-- INPUT DATA follows --
# facebookresearch/goliath

Measured on NVIDIA H100. Metric: rendered megapixels/sec (fwd+bwd) RGCA head 300k Gaussians, higher is better.
Workload: dtype f32

## Files before the change

### goliath_b200/_lib.py

```python
import ctypes
import os

import torch

_HERE = os.path.dirname(os.path.abspath(__file__))
LIB_PATH = os.path.join(_HERE, "libgoliath_b200.so")
_lib = None

_vp, _i, _f, _i64, _sz = ctypes.c_void_p, ctypes.c_int, ctypes.c_float, ctypes.c_int64, ctypes.c_size_t

SIGNATURES = {
    "gb_version": (_i, []),
    "gb_launch_count": (ctypes.c_ulonglong, []),
    "gb_launch_count_reset": (None, []),
    "gb_sg_evaluate_fwd": (_i, [_vp] * 7 + [_i] * 4 + [_vp]),
    "gb_sg_evaluate_bwd": (_i, [_vp] * 10 + [_i] * 4 + [_vp]),
    "gb_project_gaussians_fwd": (_i, [_i, _vp, _vp, _f, _vp, _vp, _f, _f, _f, _f, _i, _i, _i, _f] + [_vp] * 7 + [_vp]),
    "gb_project_gaussians_bwd": (_i, [_i, _vp, _vp, _f, _vp, _vp, _f, _f] + [_vp] * 13 + [_vp]),
    "gb_cumsum_workspace_bytes": (_sz, [_i]),
    "gb_cumsum_i32": (_i, [_i, _vp, _vp, _vp, _vp]),
    "gb_map_gaussian_to_intersects": (_i, [_i, _vp, _vp, _vp, _vp, _i, _i, _i, _vp, _vp, _vp]),
    "gb_sort_workspace_bytes": (_sz, [_i64]),
    "gb_sort_intersects": (_i, [_i64, _vp, _vp, _vp, _vp, _i, _vp, _vp]),
    "gb_get_tile_bin_edges": (_i, [_i64, _vp, _vp, _vp]),
# ... 11 lines not shown
    "gb_get_rank_sort_mode": (_i, []),
    "gb_set_rank_sort_mode": (None, [_i]),
    "gb_bin_tiles_supported": (_i, [_i]),
    "gb_bin_tiles_workspace_bytes": (_sz, [_i, _i, _i64]),
    "gb_bin_tiles_pack": (_i, [_i] + [_vp] * 7 + [_i, _i, _i, _i64] + [_vp, _vp, _i] + [_vp] * 5 + [_vp]),
    "gb_bin_tiles_pack_ev": (_i, [_i] + [_vp] * 7 + [_i, _i, _i, _i64] + [_vp, _vp, _i] + [_vp] * 5 + [_vp, _vp]),
    "gb_tile_schedule_ints": (_i, [_i]),
    "gb_tile_schedule": (_i, [_i, _vp, _vp, _vp]),
    "gb_rasterize_sched_fwd": (_i, [_i, _i, _i] + [_vp] * 7 + [_vp]),
    "gb_rasterize_sched_bwd": (_i, [_i, _i, _i] + [_vp] * 13 + [_vp]),
    "gb_records_widen": (_i, [_i64, _vp, _vp, _vp, _vp]),
    "gb_records_set_colors4": (_i, [_i64, _vp, _vp, _vp, _i, _i64, _vp, _vp]),
    "gb_rasterize_multi_fwd": (_i, [_i, _i, _vp, _vp, _i, _vp, _vp, _vp, _vp]),
    "gb_rasterize_multi_bwd": (_i, [_i, _i, _vp, _vp, _vp, _i] + [_vp] * 9 + [_vp]),
    "gb_colors12_unpack": (_i, [_i64, _i, _vp, _vp, _vp]),
    "gb_records_set_colors": (_i, [_i64] + [_vp] * 5 + [_vp]),
    "gb_splat_grad_unpack": (_i, [_i] + [_vp] * 8 + [_vp]),
    "gb_get_blend_mode": (_i, []),
    "gb_set_blend_mode": (None, [_i]),
    "gb_rasterize_packed_fwd": (_i, [_i, _i, _i] + [_vp] * 7 + [_vp]),
    "gb_rasterize_packed_bwd": (_i, [_i, _i, _i] + [_vp] * 13 + [_vp]),
    "gb_rasterize_ranked_fwd": (_i, [_i, _i, _i] + [_vp] * 8 + [_vp]),
    "gb_rasterize_ranked_bwd": (_i, [_i, _i, _i] + [_vp] * 14 + [_vp]),
    "gb_bin_tiles_ranked": (_i, [_i] + [_vp] * 7 + [_i, _i, _i, _i64] + [_vp, _vp, _i] + [_vp] * 6 + [_vp, _vp]),
    "gb_compute_raydirs_fwd": (_i, [_i, _i, _i] + [_vp] * 5 + [_f] + [_vp] * 3 + [_vp]),
    "gb_compute_raydirs_bwd": (_i, []),
    "gb_mvp_aabb_workspace_bytes": (_sz, [_i, _i]),
    "gb_mvp_compute_aabb": (_i, [_i, _i] + [_vp] * 8 + [_vp]),
    "gb_get_raymarch_mode": (_i, []),
    "gb_set_raymarch_mode": (None, [_i]),
    "gb_mvp_raymarch_fwd": (_i, [_i] * 4 + [_vp, _vp, _f] + [_vp] * 5 + [_i] * 3 + [_vp] + [_i] * 3 + [_vp] * 4
                            + [_i, _f, _f, _i, _i, _vp]),
    "gb_deconv_tc_weight_bytes": (_sz, [_i, _i]),
    "gb_nchw_to_nhwc_split": (_i, [_i] * 5 + [_vp] * 3 + [_vp]),
    "gb_deconv4x4s2_tc_fwd": (_i, [_i] * 6 + [_vp] * 6 + [_f, _i, _vp, _vp, _i, _vp, _vp]),
    "gb_deconv4x4s2_wnub_fwd": (_i, [_i] * 5 + [_vp] * 4 + [_f, _i, _vp, _vp]),
    "gb_deconv4x4s2_wnub_bwd": (_i, [_i] * 5 + [_vp] * 5 + [_f, _i] + [_vp] * 4 + [_vp]),
    "gb_conv4x4s2_wnub_fwd": (_i, [_i] * 5 + [_vp] * 4 + [_f, _i, _vp, _vp]),
    "gb_conv4x4s2_wnub_bwd": (_i, [_i] * 5 + [_vp] * 5 + [_f, _i] + [_vp] * 4 + [_vp]),
    "gb_conv2d_wnub_fwd": (_i, [_i] * 6 + [_vp] * 4 + [_i, _f, _i, _vp, _vp]),
    "gb_conv2d_wnub_bwd": (_i, [_i] * 6 + [_vp] * 5 + [_f, _i, _i] + [_vp] * 4 + [_vp]),
    "gb_mvp_slab_to_prims_fwd": (_i, [_i] * 6 + [_vp] * 3 + [_f, _f, _i, _vp, _vp]),
    "gb_mvp_slab_to_prims_bwd": (_i, [_i] * 6 + [_vp] * 3 + [_f, _f, _i] + [_vp] * 3 + [_vp]),
    "gb_mvp_prim_transform_fwd": (_i, [_i, _i] + [_vp] * 3 + [_f, _i] + [_vp] * 3 + [_vp]),
    "gb_mvp_prim_transform_bwd": (_i, [_i, _i] + [_vp] * 3 + [_f, _i] + [_vp] * 4 + [_vp]),
    "gb_mvp_prim_frames_fwd": (_i, [_i] * 4 + [_vp] * 10 + [_vp]),
# ... 76 lines not shown
```

### goliath_b200/csrc/splat_blend_mom.cu

```cuda
#include <cstdlib>
#include <cstring>

#include "common.cuh"
#include "splat_blend_common.cuh"

namespace {

using namespace gbblend;

constexpr int kPixelWarps = 8;
constexpr int kStageRecs = 128;
constexpr int kFwdStages = 4;
constexpr int kFwdThreads = (kPixelWarps + 1) * 32;
constexpr int kBwdStages = 3;
constexpr int kBwdThreads = kPixelWarps * 32;
constexpr int kChunk = 16;
constexpr int kEntryCap = 48;
constexpr int kMStride = 33;
constexpr float kCullMargin = 2e-3f;

__device__ __forceinline__ float rcp_approx(float x) {
  float r;
  asm("rcp.approx.ftz.f32 %0, %1;" : "=f"(r) : "f"(x));
  return r;
// ... 21 lines not shown
  if (q0.z > 1e30f) return true;
  const float4 q1 = *q1p;
  const float dxlo = q0.x - fx1, dxhi = q0.x - fx0, dylo = q0.y - fy1, dyhi = q0.y - fy0;
  const float ex0 = fminf(fmaxf(0.f, dxlo), dxhi), ey0 = fminf(fmaxf(0.f, dylo), dyhi);
  const float dy1 = fminf(fmaxf(-q1.y * ex0 * rcp_approx(q1.z), dylo), dyhi);
  const float dx2 = fminf(fmaxf(-q1.y * ey0 * rcp_approx(q1.x), dxlo), dxhi);
  const float f1 = 0.5f * (q1.x * ex0 * ex0 + q1.z * dy1 * dy1) + q1.y * ex0 * dy1;
  const float f2 = 0.5f * (q1.x * dx2 * dx2 + q1.z * ey0 * ey0) + q1.y * dx2 * ey0;
  const float s = __logf(255.f * q1.w);
  return fminf(f1, f2) <= s + kCullMargin + 1e-4f * fabsf(s);
}

struct Tile {
  int tile_id, tx, ty;
};
__device__ __forceinline__ Tile make_tile(int tile_id, int tbx) {
  Tile t;
  t.tile_id = tile_id;
  t.ty = tile_id / tbx;
  t.tx = tile_id - t.ty * tbx;
  return t;
}
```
-- INPUT DATA concluded --
• WORK REQUIRED:
Write only the number of lines in the data where the string "dylo" can be found.

• ANSWER SPACE:
3